The constant Trump mantra of fighting corruption does not apply in the traditional sense. Trump’s concern was not about official, systemic Ukrainian corruption that was impeding Ukrainian development, (aka the Obama policy in 2014-2016) but rather about incredibly narrow domestic political concerns expressed by the President, where US foreign policy in Ukraine was held hostage to the Trump’s domestic political agenda.

It is a truly staggering departure from the norms of presidents of both parties since the United States emerged as a leading international power in the 20th century.

Whether this is impeachable is up the House. That it happened is not.

The counter-narrative, or “coups” and “deep state operatives” dedicated to taking down the president by any means possible – the gaslighting – divert attention from the jaw dropping corruption of national security apparatus for domestic political gain.

It’s true that opposition to President Trump is everywhere. Democrats have never accepted him as a legitimate president, and they have played insidious political games to create a crisis where none existed, which came to fruition with the Mueller probe and report. The players – who compromised their integrity in the Mueller probe, Adam Schiff in particular – make the Ukrainian investigation more challenging because of their efforts over the last two and a half years. Moreover, the DoJ IG will have the last word regarding operatives who exceeded their authority and good judgement in catalyzing a narrative of falsehoods with the Russia collusion miasma.

But critically, the fact that the Democrats have been on a “witch hunt” since 2017 does not negate or absolve the real and serious issues that have been raised in the last three weeks.

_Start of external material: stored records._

__global__ void __launch_bounds__(kThreads) frontier_expand_kernel(const LaunchArgs a, int k,
                                                                   const unsigned long long *__restrict__ src,
                                                                   const unsigned *src_count,
                                                                   unsigned long long *__restrict__ dst,
                                                                   unsigned *dst_count, unsigned *overflow) {
    if (*(volatile unsigned *)overflow) return;
    const unsigned long long S = (unsigned long long)a.g.S;
    const unsigned long long nsrc = src ? (unsigned long long)min(*src_count, a.q_cap) : (unsigned long long)a.N;
    const unsigned long long c_lo = src ? 0ULL : (unsigned long long)a.i0_begin;
    const unsigned long long nchild = src ? S : (unsigned long long)(a.i0_end - a.i0_begin);
    const unsigned long long total = nsrc * nchild;
    const FastDiv64 fdn = a.fd[a.H - 2 - k];
    const int steps = a.H - (k + 1);
    const unsigned long long below = a.fd[k + 1].d;
    const unsigned lane = threadIdx.x & 31u;
    unsigned long long cut = 0;
    for (unsigned long long t0 = blockIdx.x * (unsigned long long)kThreads + (threadIdx.x & ~31u); t0 < total;
         t0 += (unsigned long long)gridDim.x * kThreads) {
        const unsigned long long t = t0 + lane;
        bool keep = false;
        unsigned long long child = 0;
        if (t < total) {
            const unsigned long long e = t / nchild;
            child = (src ? src[e] : e) * S + (t - e * nchild + c_lo);
            const unsigned long long n = fdn.div(child);
            const SolveParams &P = a.sp[n];
            if (!(P.flags & kFlagSkip)) {
                unsigned long long rem = child - n * fdn.d;
                double xi = 0.0, eta = 0.0, psi = 0.0, cp = 1.0, sp = 0.0;
                for (int m = 0; m <= k; ++m) {
                    const FastDiv64 &fd = a.fd[a.H - 1 - k + m];
                    const unsigned long long i = fd.div(rem);
                    rem -= i * fd.d;
                    walk_step(ldg_d4(a.g.tab64 + i), xi, eta, psi, cp, sp);
                }
                const double bound = ordered_value(*(volatile unsigned long long *)(a.ub + n)) + P.tol1 + P.tol;
                keep = !(subtree_lower_bound(a, P, xi, eta, psi, cp, sp, steps) > bound);
                if (!keep) cut += below;
            }
        }
        const unsigned mk = __ballot_sync(0xffffffffu, keep);
        if (mk) {
            unsigned base = 0;
            if (lane == 0) base = atomicAdd(dst_count, (unsigned)__popc(mk));
            base = __shfl_sync(0xffffffffu, base, 0);
            const unsigned slot = base + __popc(mk & ((1u << lane) - 1u));
            if (keep) {
                if (slot < a.q_cap) dst[slot] = child;
                else *overflow = 1u;
            }
        }
    }
    for (int o = 16; o > 0; o >>= 1) cut += __shfl_xor_sync(0xffffffffu, cut, o);
    if (lane == 0 && cut) atomicAdd(a.counters + 3, cut);
}
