# kienduynguyen/BoxeR

Hardware: AMD Instinct MI355X
Metric: box-attn fwd+bwd Gsample-points/s + achieved HBM GB/s, BoxeR-R50 COCO shapes (higher is better)
Workload: dtype bf16; 1 GPU; C2: box-attn fwd+bwd, levels 100x100/50x50/25x25/13x13, Lq=13294, H=8, C=32, P=4, B=2 images per GPU, inputs=model; parallelism=dp1, preheat_steps=2128, parity_gate=not run (--full runs it)

## Files before the change

boxer_amd/csrc/boxattn_binned.h:

```cpp
#pragma once
#include <type_traits>

#include "boxattn_device.h"
#include "boxattn_combine.h"
#include "boxattn_binplan.h"
#include "boxattn_scan_tail.h"
#include "boxattn_binpass.h"

namespace boxattn {

#ifndef BOXATTN_TUNE_BIN_THREADS
#define BOXATTN_TUNE_BIN_THREADS 512
#endif
constexpr int kBinThreads = BOXATTN_TUNE_BIN_THREADS;
template <int BW, int BH, bool FILL, bool WIDE, int PT>
__global__ __launch_bounds__(kBinThreads) void bin_kernel(const float *__restrict__ loc,
                                                  const float *__restrict__ w_sp, BinPlan plan,
                                                  int H, int Lq, int P, int q_per_wg, int n_wg, int interleave,
                                                  int *__restrict__ part,
                                                  const int *__restrict__ subtot,
                                                  const int *__restrict__ offsets,
                                                  int *__restrict__ records, int *__restrict__ ctickets)
{
    if (FILL && ctickets && blockIdx.x == 0)
        for (int k = threadIdx.x; k < plan.nblk; k += kBinThreads) ctickets[(size_t)blockIdx.y * plan.nblk + k] = 0;
    extern __shared__ int sh_bins[];
    __shared__ BinLevel s_lv[kMaxBinLevels];
    const int s = blockIdx.y, wg = blockIdx.x;
    bin_pass_body<kBinThreads, BW, BH, FILL, WIDE, PT>(sh_bins, s_lv, loc, w_sp, plan, H, Lq, P, q_per_wg, n_wg,
                                                       interleave != 0, part, subtot, offsets, records, s, wg);
    if constexpr (!FILL) {
        int *mypart = part + ((size_t)s * n_wg + wg) * plan.nblk;
        for (int k = threadIdx.x; k < plan.nblk; k += kBinThreads) mypart[k] = sh_bins[k];
    }
}
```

What was a stake in the Mueller investigation – which was largely outside of Trump’s hands as a candidate – and what is at stake today with the Ukraine probe, with actions taken and authorized by a sitting President, cannot be more different and significant.

For the nation, this all boils down to one question: Is it ethically, to say nothing of legally appropriate for the President of the United States to use the official powers of his office to pressure a foreign government(s) to dig up political dirt on a domestic political opponent?

Prior to 2016, that question answered itself.

Had President Obama asked Valdimir Putin to look into Donald Trump’s business dealings in Russia in the lead up to the election, the nation, and particularly Trump supporters would have been calling for impeachment, and rightfully so.

To the nation I ask, tell me how this is any different.